→ **Stored data**:
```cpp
class Executor : public BatchInstance {
 public:
  explicit Executor(const ExecutorConfig& cfg);
  ~Executor() override;
  Executor(const Executor&) = delete;
  Executor& operator=(const Executor&) = delete;

  void set_weights(const void* host, size_t bytes);
  void set_weights_device(const void* dev, size_t bytes);
  std::vector<uint8_t> weights_host();
  void set_program(const int64_t* ops, int n_ops, const int64_t* cls_ops, int n_cls_ops);
  void add_bucket(int B, const int64_t* offsets, int n_buffers, int64_t arena_bytes,
                  const std::vector<int>* impl = nullptr);
  std::vector<int> buckets() const override;
  int crop_cap_for(int B) const;
  const ExecutorConfig& config() const { return cfg_; }
  int max_det() const override { return cfg_.max_det; }
  int64_t raw_out_bytes() const override { return cfg_.raw_out_bytes; }
  int64_t staging_bytes() const override { return (int64_t)pool_cap(); }

  int submit(const std::vector<InputImage>& imgs) override;
  BatchResult collect(int slot) override;
  int ready(int slot) override;
  double remaining_us(int slot) override;
  BatchResult run(const std::vector<InputImage>& imgs);

  int submit_peer(Executor& src, int src_slot);
  struct DeviceImage {
    uintptr_t ptr = 0;
    int h = 0, w = 0;
    int device = -1;
  };
  int submit_device(const std::vector<DeviceImage>& imgs, const std::vector<std::vector<Detection>>& dets);
  void set_peer_stage(bool v) { peer_stage_ = v; }
  bool peer_stage() const { return peer_stage_; }
  int device() const { return cfg_.device; }

  void replay(int B, int slot, int iters);
  void synchronize();
  int num_slots() const override { return n_slots_; }

  uintptr_t arena_ptr(int B) const;
  void read_arena(int B, int64_t offset, void* dst, size_t bytes);
  uintptr_t weights_ptr() const { return (uintptr_t)d_weights_; }
  uintptr_t stream() const { return (uintptr_t)compute_; }

 private:
  std::vector<uint8_t*> retired_h_in_;
  int64_t staging_growths_ = 0;

 public:
  int64_t staging_growths() const { return staging_growths_; }

 private:
  struct Slot {
    uint8_t* d_in = nullptr;
    uint8_t* d_out = nullptr;
    float* sk_ws = nullptr;
    uint8_t* h_in = nullptr;
    size_t h_cap = 0;
    uint8_t* h_out = nullptr;
    hipEvent_t copied = nullptr, started = nullptr, done = nullptr;
    hipEvent_t phase[kMaxStaggerParts] = {};
    hipStream_t stream = nullptr;
    hipStream_t lane_stream[kMaxLanes] = {};
    hipEvent_t fork_ev = nullptr, lane_ev[kMaxLanes] = {};
    int idx = 0;
    std::chrono::steady_clock::time_point t_submit{};
    bool polled = false;
    std::chrono::steady_clock::time_point t_poll{};
    bool busy = false;
    int bucket = 0;
    int n_images = 0;
    size_t in_used = 0;
  };
  struct Bucket {
    BucketInfo info;
    uint8_t* d_arena[kMaxSlots] = {};
    int last_slot = 0;
    hipGraphExec_t graph[kMaxSlots] = {};
    std::vector<hipGraphExec_t> parts[kMaxSlots];
    struct Seg {
      int lane = 0;
      hipGraphExec_t g = nullptr;
    };
    std::vector<Seg> segs[kMaxSlots];
    std::vector<int16_t> impl;
    std::vector<int> exec_order, gated;
  };

  void alloc_slots();
  void ensure_lanes(Slot& sl);
  void sync_slots();
  void free_arenas(Bucket& bk);
  void capture(Bucket& bk, int slot);
  void wait_done(Slot& sl);
  void note_done(Slot& sl);
  void release_copy(Slot& sl);
  static int64_t sk_lane_bytes();
  uint64_t copy_release_n_ = 0;
  void launch_graph(Bucket& bk, int slot, hipStream_t st, int n_live = -1);
  void destroy_graphs(Bucket& bk, int slot);
  bool lanes_for(const Bucket& bk) const;
  void enqueue_program(const std::vector<OpRecord>& prog, Bucket& bk, Slot& sl, hipStream_t s,
                       int op_offset = 0, int force_impl = 0);
  void autotune(Bucket& bk);
  std::vector<size_t> exec_plan(const std::vector<OpRecord>& prog, const Bucket& bk, int op_offset, int force_impl,
                                std::vector<const HeadGatePair*>& gate) const;

 public:
  std::vector<int> exec_order(int B) const {
    auto it = buckets_.find(B);
    return it == buckets_.end() ? std::vector<int>{} : it->second.exec_order;
  }
  std::vector<int> gated_ops(int B) const {
    auto it = buckets_.find(B);
    return it == buckets_.end() ? std::vector<int>{} : it->second.gated;
  }
  std::vector<int> conv_choices(int B) const {
    auto it = buckets_.find(B);
    if (it == buckets_.end()) return {};
    return std::vector<int>(it->second.impl.begin(), it->second.impl.end());
  }

 private:
  void enqueue_results_d2h(Bucket& bk, Slot& sl, int n);
  uint8_t* resolve(Bucket& bk, Slot& sl, int64_t buf, int64_t coff_elems, int elem_bytes);
  int pick_bucket(int n) const;
  size_t in_bytes_meta() const;
  size_t jpeg_desc_off() const;
  size_t pool_cap() const;
  size_t in_bytes_total() const;
  size_t out_off_det() const;
  size_t out_off_topk() const;
  size_t out_bytes_total() const;
  size_t out_off_raw() const;
  size_t out_off_xcrops() const;
  size_t out_off_stamps() const;
  int acquire_slot();
  void parallel_copy(std::vector<std::function<void()>>& jobs);

  ExecutorConfig cfg_;
  int max_B_ = 0;
  hipStream_t compute_ = nullptr, copy_ = nullptr;
  uint8_t* d_weights_ = nullptr;
  size_t weights_bytes_ = 0;
  std::vector<OpRecord> prog_, cls_prog_;
  std::vector<HeadGatePair> gate_pairs_;
  std::map<int, Bucket> buckets_;
  Slot slots_[kMaxSlots];
  int n_slots_ = 2;
  int next_slot_ = 0;
  hipStream_t streams_[kMaxSlots] = {};
  int n_streams_ = 1;
  uint64_t seq_ = 0;
  std::vector<double> stagger_;
  int stagger_min_batch_ = 32;
  int last_launched_ = -1;
  bool has_topk_ = false, has_det_ = false, has_raw_ = false, has_stamps_ = false;
  double wall_khz_ = 100000.0;
  bool peer_stage_ = false;
  std::vector<int> peer_enabled_;
  void enable_peer(int src, const char* what);
  int copy_mode_ = 0;
  int concurrent_ = 1;
  int autotune_ = 1;
  int debug_sync_ = 0;
  std::mutex mu_;
  std::vector<std::thread> workers_;
  std::mutex pool_mu_;
  std::condition_variable pool_cv_, pool_done_cv_;
  std::vector<std::function<void()>>* pool_jobs_ = nullptr;
  std::atomic<int> pool_next_{0};
  std::atomic<float> wall_est_us_[kMaxEstBuckets] = {};
  int pool_active_ = 0;
  uint64_t pool_gen_ = 0;
  bool pool_stop_ = false;
};

}
```
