+        base = (T*)p.out2; col = c - p.n_split; ld = p.ldo2;
+        return 1;
+    };
+    if constexpr (TR) {
+#pragma unroll
+        for (int ni = 0; ni < NI; ++ni) {
+            const int n = n0 + wn * SN + ni * 32 + l31;
+            T* base; int col, ld, cv;
+            const int kind = dest(n & ~15, base, col, ld, cv);
+            col += n & 15;
+            if (kind == 2) {
+#pragma unroll
+                for (int mi = 0; mi < MI; ++mi)
+#pragma unroll
+                    for (int gp = 0; gp < 2; ++gp) {
+                        const int m = m0 + wm * SM + mi * 32 + 16 * gp;
+                        if (m >= p.M) continue;
+                        const int b = m / ld;
+                        const int tok = m - b * ld + 8 * u;
+                        v8 o;
+#pragma unroll
+                        for (int j = 0; j < 8; ++j) o[j] = (T)(acc[ni][mi][8 * gp + j] + 0.f);
+                        *(v8*)(base + ((size_t)(b * cv + col) * ld + tok)) = o;
+                    }
+            } else if (kind == 1) {
+                const bool scaled = n < p.colscale_n;
+#pragma unroll
+                for (int mi = 0; mi < MI; ++mi)
+#pragma unroll
+                    for (int r = 0; r < 16; ++r) {
+                        const int m = m0 + wm * SM + mi * 32 + 8 * (r >> 2) + 4 * u + (r & 3);
+                        if (m >= p.M) continue;
+                        const float v = acc[ni][mi][r];
+                        base[(size_t)m * ld + col] = (T)(scaled ? v * p.colscale : v);
+                    }
+            }
+        }
+        return;
+    }
+#pragma unroll
+    for (int mi = 0; mi < MI; ++mi) {
+        const int m = m0 + wm * SM + mi * 32 + l31;
+        if (m >= p.M) continue;
+#pragma unroll
+        for (int ni = 0; ni < NI; ++ni)
+#pragma unroll
+            for (int gp = 0; gp < 2; ++gp) {
+                const int c = n0 + wn * SN + ni * 32 + 16 * gp;
+                T* base; int col, ld, cv;
+                const int kind = dest(c, base, col, ld, cv);
+                if (kind == 0) continue;
+                float v[8];
+                swap_cols8(acc[ni][mi], gp, v);
+                if (c + 8 * u < p.colscale_n) {
+#pragma unroll
+                    for (int j = 0; j < 8; ++j) v[j] *= p.colscale;
+                }
+                if (kind == 1) {
+                    v8 o;
+#pragma unroll
+                    for (int j = 0; j < 8; ++j) o[j] = (T)v[j];
+                    *(v8*)(base + (size_t)m * ld + col + 8 * u) = o;
+                } else {
+                    const int b = m / ld;
+                    int tok = m - b * ld;
+                    tok = (tok & ~12) | ((tok & 4) << 1) | ((tok & 8) >> 1);
+                    T* q = base + ((size_t)(b * cv + col + 8 * u) * ld + tok);
+#pragma unroll
+                    for (int j = 0; j < 8; ++j) q[(size_t)j * ld] = (T)v[j];
+                }
+            }
+    }
+}
diff --git a/idm-vton_amd/csrc/gemm_conv.hip b/idm-vton_amd/csrc/gemm_conv.hip
--- a/idm-vton_amd/csrc/gemm_conv.hip
+++ b/idm-vton_amd/csrc/gemm_conv.hip
@@ -3,7 +3,7 @@
 #include <vector>
 #include "gemm_body.cuh"
 
-int launch_gemm_lin(const GemmParams& p, bool bf16, int bm, int form, int grid_cap, hipStream_t st);
+int launch_gemm_lin(const GemmParamsX& p, bool bf16, int bm, int form, int grid_cap, hipStream_t st);
 
 #include <map>
 #include <mutex>
@@ -46,8 +46,8 @@
     return best_gm;
 }
 
-static int launch_gemm(const GemmParams& p0, bool bf16, int variant, int bn, int bm, bool lin, hipStream_t st) {
-    GemmParams p = p0;
+static int launch_gemm(const GemmParamsX& p0, bool bf16, int variant, int bn, int bm, bool lin, hipStream_t st) {
+    GemmParamsX p = p0;
     int form = 0;
     int grid_cap = 0;
     if (variant == 5) { form = bm & 15; grid_cap = (bm & 0x4000) ? 5 : 0; bm &= ~(15 | 0x4000); }
@@ -63,6 +63,12 @@
             return idmvton_set_error(IDMVTON_E_ARG, "gemm_conv: IDMVTON_EPI_XATTN runs on the 128x64, 128x128 and 128x256 tiles (got %dx%d)", bn, bm);
         CHECK_LAUNCH("gemm_conv");
         return IDMVTON_OK;
+    }
+    if (p.n_split && variant != 1 && variant != 5) {
+        if (variant == 6) bm &= ~15;
+        if (bn == 320) { bn = 128; bm = 256; }
+        p.tiles_n = (p.N + bn - 1) / bn; p.tiles_m = (p.M + bm - 1) / bm;
+        variant = 1;
     }
     if (variant == 0) rc = gemm_tiles_v0(p, bf16, bn, bm, lin, st);
     else if (variant == 1) rc = gemm_tiles_v1(p, bf16, bn, bm, lin, st);
@@ -131,7 +137,7 @@
                          a->vt_n0 >= 0 && a->vt_n0 < a->N && ((uintptr_t)a->vt & 7) == 0,
                          IDMVTON_E_ARG, "gemm_conv: vt_tokens=%d vt_n0=%d", a->vt_tokens, a->vt_n0);
 
-    GemmParams p;
+    GemmParamsX p;
     memset(&p.xa, 0, sizeof(p.xa));
     if (xattn) {
         const idmvton_xattn* x = a->xattn;
@@ -158,6 +164,8 @@
     p.vt = a->vt; p.vt_n0 = a->vt_n0; p.vt_tokens = a->vt_tokens > 0 ? a->vt_tokens : 4; p.vt_perm = a->vt_perm ? 1 : 0;
     p.colscale_n = a->colscale_n; p.colscale = a->colscale;
     p.tiles_m = p.tiles_n = 0; p.gm = 0;
+    p.n_split = a->n_split;
+    p.out2 = a->out2; p.ldo2 = a->ldo2; p.vt2 = a->vt2; p.vt2_n0 = a->vt2_n0; p.vt2_tokens = a->vt2_tokens > 0 ? a->vt2_tokens : 16;
     {
         auto a16 = [](const void* q) { return ((uintptr_t)q & 15) == 0; };
         const int n_out = geglu ? a->N / 2 : a->N;
@@ -206,11 +214,28 @@
     const idmvton_seg& s0 = a->seg[0];
     const bool lin = a->nseg == 1 && a->Ho == 1 && a->Hi == 1 && a->Wo == a->M && a->Wi == a->M && a->stride == 1 &&
                      !a->ups && s0.dy == 0 && s0.dx == 0 && (uint64_t)a->M * s0.pitch * 2 < 0x80000000ull;
+    if (a->n_split) {
+        CHECK_ARG(a->n_split > 0 && a->n_split < a->N && a->n_split % 16 == 0 && a->N % 16 == 0, IDMVTON_E_ARG,
+                  "gemm_conv: n_split=%d must be a multiple of 16 inside (0, N=%d), N a multiple of 16", a->n_split, a->N);
+        CHECK_ARG(a->out2 != nullptr, IDMVTON_E_ARG, "gemm_conv: n_split=%d with a null out2", a->n_split);
+        CHECK_ARG(lin && a->mode == IDMVTON_EPI_NONE && !a->bias && !a->rowbias && !a->res && !a->io_flags, IDMVTON_E_ARG,
+                  "gemm_conv: a second output group needs a plain Linear (one K segment, mode NONE) without bias / rowbias / residual / io_flags");
+        CHECK_ARG(a->colscale_n <= (a->vt ? a->vt_n0 : a->n_split), IDMVTON_E_ARG, "gemm_conv: colscale_n=%d reaches beyond the first group's row-major columns", a->colscale_n);
+        CHECK_ARG(!a->vt || (a->vt_perm && a->vt_n0 < a->n_split), IDMVTON_E_ARG,
+                  "gemm_conv: with a second output group vt needs vt_perm = 1 and vt_n0=%d < n_split=%d", a->vt_n0, a->n_split);
+        CHECK_ARG(((uintptr_t)a->out2 & 15) == 0 && a->ldo2 % 8 == 0 && ((uintptr_t)a->vt2 & 15) == 0, IDMVTON_E_ALIGN,
+                  "gemm_conv: out2 / vt2 must be 16-byte aligned and ldo2=%d a multiple of 8", a->ldo2);
+        CHECK_ARG(a->ldo2 >= (a->vt2 ? a->vt2_n0 : a->N) - a->n_split, IDMVTON_E_ARG, "gemm_conv: ldo2=%d is narrower than the second group's row-major columns", a->ldo2);
+        if (a->vt2) CHECK_ARG(a->vt_perm && a->vt2_n0 >= a->n_split && a->vt2_n0 < a->N && a->vt2_n0 % 16 == 0 && a->vt2_tokens > 0 &&
+                              a->vt2_tokens % 16 == 0 && a->M % a->vt2_tokens == 0, IDMVTON_E_ARG,
+                              "gemm_conv: vt2 needs vt_perm = 1, vt2_n0=%d a multiple of 16 in [n_split, N), vt2_tokens=%d a multiple of 16 dividing M", a->vt2_n0, a->vt2_tokens);
+        CHECK_ARG(p.wide, IDMVTON_E_ALIGN, "gemm_conv: a second output group needs the 16-byte epilogue (16-byte aligned out / vt, ldo and colscale_n multiples of 8)");
+    } else CHECK_ARG(!a->out2 && !a->vt2 && !a->ldo2 && !a->vt2_n0 && !a->vt2_tokens, IDMVTON_E_ARG, "gemm_conv: out2 / vt2 fields set without n_split");
     if (!a->tile_hint && bn == 256 && bm == 256 && lin) { variant = 5; bm = 257; }
     else if (!a->tile_hint && !xattn) {
         if (bn == 256 && bm == 256) variant = 6;
         else if (bn == 128 && bm == 128) variant = 6;
-        if (a->N > 256 && a->N <= 320 && p.wide && !a->vt && !geglu && !p.out8 && (a->M + 191) / 192 >= 200) { variant = 6; bn = 320; bm = 192; }
+        if (a->N > 256 && a->N <= 320 && p.wide && !a->vt && !geglu && !p.out8 && !a->n_split && (a->M + 191) / 192 >= 200) { variant = 6; bn = 320; bm = 192; }
     }
     hipStream_t st = (hipStream_t)stream;
     return launch_gemm(p, a->dtype == IDMVTON_BF16, variant, bn, bm, lin, st);
diff --git a/idm-vton_amd/csrc/gemm_lin.hip b/idm-vton_amd/csrc/gemm_lin.hip
--- a/idm-vton_amd/csrc/gemm_lin.hip
+++ b/idm-vton_amd/csrc/gemm_lin.hip
@@ -1,8 +1,8 @@
 #include "gemm_common.cuh"
 #include <type_traits>
 
-template <typename T, int BM, int WN, int WM, int DMA_SPLIT, int WAIT_AT>
-__device__ __forceinline__ void gemm_lin_persistent(const GemmParams& p, char* smem) {
+template <typename T, int BM, int WN, int WM, int DMA_SPLIT, int WAIT_AT, bool SP>
+__device__ __forceinline__ void gemm_lin_persistent(const typename GemmParamsOf<SP>::type& p, char* smem) {
     typedef typename VT<T>::v8 v8;
     constexpr int BN = 256, NW = WN * WM;
     constexpr int SN = BN / WN, SM = BM / WM, NI = SN / 32, MI = SM / 32;
@@ -173,7 +173,8 @@
         __builtin_amdgcn_sched_barrier(0);
         mfma_range(1, 0, NMF);
         if (has_next) asm volatile("s_waitcnt vmcnt(0)" ::: "memory");
-        gemm_epilogue<T, NI, MI, SN, SM, TR>(p, acc, m0, n0, wn, wm, lane);
+        if constexpr (SP) gemm_epilogue_split<T, NI, MI, SN, SM, TR>(p, acc, m0, n0, wn, wm, lane);
+        else gemm_epilogue<T, NI, MI, SN, SM, TR>(p, acc, m0, n0, wn, wm, lane);
     };
 
     coords(idx, m0, n0);
@@ -184,17 +185,22 @@
         const int nidx = idx + G;
         has_next = nidx < ntiles;
         if (has_next) coords(nidx, nm0, nn0);
-        if (p.vt != nullptr && n0 >= p.vt_n0) run_tile(std::true_type{});
-        else run_tile(std::false_type{});
+        if constexpr (SP) {
+            if (gemm_tile_tr(p, n0)) run_tile(std::true_type{});
+            else run_tile(std::false_type{});
+        } else {
+            if (p.vt != nullptr && n0 >= p.vt_n0) run_tile(std::true_type{});
+            else run_tile(std::false_type{});
+        }
         if (!has_next) break;
         cur ^= BUF; idx = nidx; m0 = nm0; n0 = nn0;
     }
 }
 
-template <typename T, int BM, int WN, int WM, int DMA_SPLIT, int WAIT_AT>
-__global__ __launch_bounds__(512, 2) void gemm_lin_kernel(const GemmParams p) {
+template <typename T, int BM, int WN, int WM, int DMA_SPLIT, int WAIT_AT, bool SP = false>
+__global__ __launch_bounds__(512, 2) void gemm_lin_kernel(const typename GemmParamsOf<SP>::type p) {
     __shared__ __attribute__((aligned(1024))) char smem[2 * (256 + BM) * 128];
-    gemm_lin_persistent<T, BM, WN, WM, DMA_SPLIT, WAIT_AT>(p, smem);
+    gemm_lin_persistent<T, BM, WN, WM, DMA_SPLIT, WAIT_AT, SP>(p, smem);
 }
 
 static int persistent_grid(int ntiles, int grid_cap) {
@@ -208,15 +214,24 @@
     return ntiles < cap ? ntiles : cap;
 }
 template <typename T>
-static int launch_lin(const GemmParams& p0, int bm, int form, int grid_cap, hipStream_t st) {
+static int launch_lin(const GemmParamsX& p0, int bm, int form, int grid_cap, hipStream_t st) {
+    const int gm = idmvton_choose_gm(p0.tiles_m, p0.tiles_n, bm, 256, p0.Ktot);
+    const dim3 grid(persistent_grid(p0.tiles_n * p0.tiles_m, grid_cap)), block(512);
+    if (p0.n_split) {
+        GemmParamsX p = p0;
+        p.gm = gm;
+        if (bm == 192) hipLaunchKernelGGL((gemm_lin_kernel<T, 192, 4, 2, 0, 2, true>), grid, block, 0, st, p);
+        else if (form == 0) hipLaunchKernelGGL((gemm_lin_kernel<T, 256, 2, 4, 0, 2, true>), grid, block, 0, st, p);
+        else hipLaunchKernelGGL((gemm_lin_kernel<T, 256, 2, 4, 1, 2, true>), grid, block, 0, st, p);
+        return 0;
+    }
     GemmParams p = p0;
-    p.gm = idmvton_choose_gm(p.tiles_m, p.tiles_n, bm, 256, p.Ktot);
-    const dim3 grid(persistent_grid(p.tiles_n * p.tiles_m, grid_cap)), block(512);
+    p.gm = gm;
     if (bm == 192) hipLaunchKernelGGL((gemm_lin_kernel<T, 192, 4, 2, 0, 2>), grid, block, 0, st, p);
     else if (form == 0) hipLaunchKernelGGL((gemm_lin_kernel<T, 256, 2, 4, 0, 2>), grid, block, 0, st, p);
     else hipLaunchKernelGGL((gemm_lin_kernel<T, 256, 2, 4, 1, 2>), grid, block, 0, st, p);
     return 0;
 }
-int launch_gemm_lin(const GemmParams& p, bool bf16, int bm, int form, int grid_cap, hipStream_t st) {
+int launch_gemm_lin(const GemmParamsX& p, bool bf16, int bm, int form, int grid_cap, hipStream_t st) {
     return bf16 ? launch_lin<bf16_t>(p, bm, form, grid_cap, st) : launch_lin<f16_t>(p, bm, form, grid_cap, st);
 }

→ **What is needed**: Beginning with the line that has "if (variant == 0)" and ending with the line that has "const int n_out", set down the lines above exactly and include no others.

→ **Exercise response**:
     if (variant == 0) rc = gemm_tiles_v0(p, bf16, bn, bm, lin, st);
     else if (variant == 1) rc = gemm_tiles_v1(p, bf16, bn, bm, lin, st);
@@ -131,7 +137,7 @@
                          a->vt_n0 >= 0 && a->vt_n0 < a->N && ((uintptr_t)a->vt & 7) == 0,
                          IDMVTON_E_ARG, "gemm_conv: vt_tokens=%d vt_n0=%d", a->vt_tokens, a->vt_n0);
 
-    GemmParams p;
+    GemmParamsX p;
     memset(&p.xa, 0, sizeof(p.xa));
     if (xattn) {
         const idmvton_xattn* x = a->xattn;
@@ -158,6 +164,8 @@
     p.vt = a->vt; p.vt_n0 = a->vt_n0; p.vt_tokens = a->vt_tokens > 0 ? a->vt_tokens : 4; p.vt_perm = a->vt_perm ? 1 : 0;
     p.colscale_n = a->colscale_n; p.colscale = a->colscale;
     p.tiles_m = p.tiles_n = 0; p.gm = 0;
+    p.n_split = a->n_split;
+    p.out2 = a->out2; p.ldo2 = a->ldo2; p.vt2 = a->vt2; p.vt2_n0 = a->vt2_n0; p.vt2_tokens = a->vt2_tokens > 0 ? a->vt2_tokens : 16;
     {
         auto a16 = [](const void* q) { return ((uintptr_t)q & 15) == 0; };
         const int n_out = geglu ? a->N / 2 : a->N;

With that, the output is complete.